To do: Only the count is needed. Count the lines below with the word "selLevelCap" in them.

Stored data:
BEGIN
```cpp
static int extract_async_impl(RumiOrb *h, const void *d_imgs, int32_t nframes, int32_t w, int32_t hgt, int32_t stride, int64_t frame_stride,
                              int32_t lap0, int32_t lap1, const OutLayout &out, int32_t cap, void *hip_stream) {
    void *d_kp = out.kp, *d_desc = out.desc, *d_counts = out.counts;
    if (!h || !d_imgs || !d_kp || !d_desc || !d_counts || nframes < 1 || cap < 1 || stride < w) {
        g_lastError = "rumi_orb_extract_batch_device: bad argument";
        return RUMI_E_INVALID;
    }
    if (w <= 0 || hgt <= 0) return RUMI_E_EMPTY;
    if (nframes > h->cfg.max_batch) { g_lastError = "nframes > max_batch"; return RUMI_E_CAPACITY; }
    if (h->scratchFrames <= 0 || h->arenaFrames <= 0) { g_lastError = "the handle has no device arenas (an earlier rumi_orb_set_resident_queue failed to allocate them)"; return RUMI_E_CAPACITY; }
    HIP_TRY(hipSetDevice(h->device));
    int rc;
    if (h->pending && (h->gw != w || h->gh != hgt) && (rc = rumi_orb_sync(h)) != RUMI_OK) return rc;
    rc = set_geometry(h, w, hgt);
    if (rc != RUMI_OK) return rc;
    hipStream_t st = (hipStream_t)hip_stream;
    if (h->pending && (st != h->pendingStream || h->profiling)) { rc = rumi_orb_sync(h); if (rc != RUMI_OK) return rc; }
    const DevParams &P = h->hP;
    bool stagedL0 = false;
    if ((reinterpret_cast<uintptr_t>(d_imgs) & 3) || (stride & 3) || (frame_stride & 3)) {
        stagedL0 = true;
        const int wp = (w + 3) & ~3;
        if (!h->dL0) HIP_TRY(hipMalloc((void **)&h->dL0, (size_t)((h->cfg.max_width + 3) & ~3) * h->cfg.max_height * h->cfg.max_batch));
        for (int f = 0; f < nframes; f++)
            HIP_TRY(hipMemcpy2DAsync(h->dL0 + (size_t)f * wp * hgt, wp, (const uint8_t *)d_imgs + (long long)f * frame_stride, stride, w, hgt,
                                     hipMemcpyDeviceToDevice, st));
        d_imgs = h->dL0; stride = wp; frame_stride = (int64_t)wp * hgt;
    }
    ImgSrc src{(const uint8_t *)d_imgs, frame_stride, stride, h->dPyr, h->dBlur};
    const bool prof = h->profiling;
    float acc[8] = {0};
    h->tapValid = false;

    static const bool serial = std::getenv("RUMI_SERIAL") != nullptr;
    const int parts = (!prof && !serial) ? std::min(4, std::max(nframes / 32, 1)) : 1;
    bool clearInKernel = !h->pending && parts == 1 && !(h->residentQueue && !prof && !serial && !h->feed) && P.nlevels > 1;
    if (!h->pending && !clearInKernel) HIP_TRY(hipMemsetAsync(h->dErr, 0, sizeof(int32_t), st));
    if (h->userReady && !(h->residentQueue && !prof && !serial && !h->feed)) { HIP_TRY(hipStreamWaitEvent(st, h->userReady, 0)); h->userReady = nullptr; }
    const bool resident = h->residentQueue && !prof && !serial && !h->feed;
    using Lane = RumiOrb::Lane;
    auto lane_of = [&](int slot) -> Lane {
        if (slot || resident) return h->slot[slot];
        return {st, serial || prof ? st : h->sideStream, h->evFork, h->evJoin};
    };
    const bool fuseBlur = !prof && !serial && nframes < 16 && fast_blur_fusable(P);
    const bool tilePyramid = !prof && !serial && nframes <= 4 && h->nPyrTiles > 0;
    auto stage_a = [&](const ImgSrc &ps, int n, const Lane &L) -> int {
        hipStream_t s = L.s;
        if (prof) HIP_TRY(hipEventRecord(h->ev[0], s));
        if (tilePyramid) {
            launch_pyramid_tiles(h->dP, ps, h->dCoef, h->dRowTab, h->dPyrTiles, h->nPyrTiles, h->pyrBuf, h->pyrTab, n, s, clearInKernel ? h->dErr : nullptr);
            clearInKernel = false;
        } else
        for (int l = 1; l < P.nlevels; l++) {
            launch_resize(h->dP, P, ps, h->dCoef, h->dRowTab, l, n, s, clearInKernel ? h->dErr : nullptr);
            clearInKernel = false;
        }
        if (prof) HIP_TRY(hipEventRecord(h->ev[1], s));
        if (fuseBlur) return RUMI_OK;
        HIP_TRY(hipEventRecord(L.fork, s));
        HIP_TRY(hipStreamWaitEvent(L.bs, L.fork, 0));
        if (prof) HIP_TRY(hipEventRecord(h->evB0, L.bs));
        launch_blur(h->dP, P, ps, n, h->cfg.blur_variant, L.bs);
        if (prof) HIP_TRY(hipEventRecord(h->evB1, L.bs));
        HIP_TRY(hipEventRecord(L.join, L.bs));
        HIP_TRY(hipGetLastError());
        return RUMI_OK;
    };
    if (h->hostImagePending) {
        h->hostImagePending = false;
        HIP_TRY(hipMemcpyAsync(h->dIn, h->hIn, (size_t)stride * hgt, hipMemcpyHostToDevice, st));
    }
    if (parts == 1 && !resident) {
        if (h->feed && (rc = h->feed(nframes, st)) != RUMI_OK) return rc;
        if ((rc = stage_a(src, nframes, lane_of(0))) != RUMI_OK) return rc;
    }

    auto run_part = [&](int frame0, int n, int scr0, const Lane &L, bool timed, bool withStageA, int arena0) -> int {
        hipStream_t s = L.s;
        ImgSrc ps = src;
        ps.l0 = src.l0 + (long long)frame0 * frame_stride;
        ps.pyr = src.pyr + (long long)(arena0 >= 0 ? arena0 : frame0) * P.arenaStride;
        ps.blur = src.blur + (long long)(arena0 >= 0 ? arena0 : frame0) * P.arenaStride;
        if (withStageA) { const int ra = stage_a(ps, n, L); if (ra != RUMI_OK) return ra; }
        uint32_t *cellBuf = h->dCellBuf + (size_t)scr0 * P.totalCells * P.maxCellCand;
        int32_t *cellCnt = h->dCellCnt + (size_t)scr0 * P.totalCells;
        uint32_t *candp = h->dCand + (size_t)scr0 * P.totalCand;
        int32_t *lvStart = h->dLevelStart + (size_t)scr0 * (kMaxLevels + 1);
        uint32_t *selLevel = h->dSelLevel + (size_t)scr0 * P.nlevels * h->selLevelCap;
        int32_t *selLevelCnt = h->dSelLevelCnt + (size_t)scr0 * P.nlevels;
        uint32_t *selPacked = h->dSelPacked + (size_t)scr0 * h->capSel, *selMeta = h->dSelMeta + (size_t)scr0 * h->capSel;
        if (timed) HIP_TRY(hipEventRecord(h->ev[3], s));
        if (fuseBlur) (void)launch_fast_blur(h->dP, P, ps, cellBuf, cellCnt, n, h->cfg.blur_variant, s);
        else launch_fast(h->dP, P, ps, cellBuf, cellCnt, n, s);
        if (timed) HIP_TRY(hipEventRecord(h->ev[4], s));
        launch_compact(h->dP, P, cellBuf, cellCnt, candp, lvStart, h->dErr, n, s);
        if (timed) HIP_TRY(hipEventRecord(h->ev[5], s));
        launch_octree(h->dP, P, candp, lvStart, h->dOwner + (size_t)scr0 * P.totalCand, selLevel, selLevelCnt, h->selLevelCap, h->dErr, n, h->octLds, s);
        const bool fuseAssemble = !timed && !serial && n <= 4 && (long long)((h->capSel + 7) / 8) * n <= 2048;
        int32_t *countsOut = (int32_t *)((uint8_t *)d_counts + (size_t)frame0 * out.countsStride);
        if (!fuseAssemble)
            launch_assemble(h->dP, selLevel, selLevelCnt, h->selLevelCap, lap0, lap1, selPacked, selMeta, h->dSelCount + scr0, h->capSel,
                            countsOut, out.countsStride, h->dErr, n, s, h->zeroCopyOut ? h->dhErr : nullptr);
        if (timed) HIP_TRY(hipEventRecord(h->ev[6], s));
        if (!fuseBlur) HIP_TRY(hipStreamWaitEvent(s, L.join, 0));
        if (fuseAssemble)
            launch_assemble_orient_desc(h->dP, ps, selLevel, selLevelCnt, h->selLevelCap, lap0, lap1, countsOut, out.countsStride, h->dErr,
                                        h->zeroCopyOut ? h->dhErr : nullptr, selPacked, selMeta, h->dSelCount + scr0, h->capSel, h->capSel,
                                        (RumiKeyPoint *)((uint8_t *)d_kp + (size_t)frame0 * out.kpStride), out.kpStride,
                                        (uint8_t *)d_desc + (size_t)frame0 * out.descStride, out.descStride, cap, n, s);
        else
        launch_orient_desc(h->dP, ps, selPacked, selMeta, h->dSelCount + scr0, h->capSel, h->capSel,
                           (RumiKeyPoint *)((uint8_t *)d_kp + (size_t)frame0 * out.kpStride), out.kpStride,
                           (uint8_t *)d_desc + (size_t)frame0 * out.descStride, out.descStride, cap, n, s);
        if (timed) HIP_TRY(hipEventRecord(h->ev[7], s));
        const RumiOrb::Mirror &mr = h->mirror;
        if (mr.host) HIP_TRY(hipMemcpyAsync(mr.host + (size_t)frame0 * mr.row, mr.dev + (size_t)frame0 * mr.row, (size_t)n * mr.row, hipMemcpyDeviceToHost, s));
        return RUMI_OK;
    };
    if (resident) {
        constexpr int kMaxSlots = RumiOrb::kMaxParts;
        const int kSlots = h->residentSlots;
        const int slotFrames = h->scratchFrames / kSlots;
        const int cap64 = std::min(kResidentSub, slotFrames);
        const int nsub = (nframes + cap64 - 1) / cap64, sub = (nframes + nsub - 1) / nsub;
        const bool fork = !h->pending || !h->lastResident || stagedL0;
        if (fork) HIP_TRY(hipEventRecord(h->evPartFork, st));
        bool touched[kMaxSlots] = {false, false, false, false, false, false, false, false};
        for (int j = 0, base = 0; base < nframes; j++, base += sub) {
            const int n = std::min(sub, nframes - base), slot = (h->rot + j) % kSlots;
            const Lane L = lane_of(slot);
            if (fork && !touched[slot]) HIP_TRY(hipStreamWaitEvent(L.s, h->evPartFork, 0));
            if (h->userReady && !touched[slot]) HIP_TRY(hipStreamWaitEvent(L.s, h->userReady, 0));
            touched[slot] = true;
            rc = run_part(base, n, slot * slotFrames, L, false, true, slot * slotFrames);
            if (rc != RUMI_OK) return rc;
            h->lastChunkBase = base; h->lastChunkFrames = n; h->lastChunkSlot = slot * slotFrames;
        }
        h->rot = (h->rot + nsub) % kSlots;
        h->userReady = nullptr;
        for (int p = 0; p < kSlots; p++)
            if (touched[p]) {
// ... 322 lines not shown
```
END
Solution to the problem: 4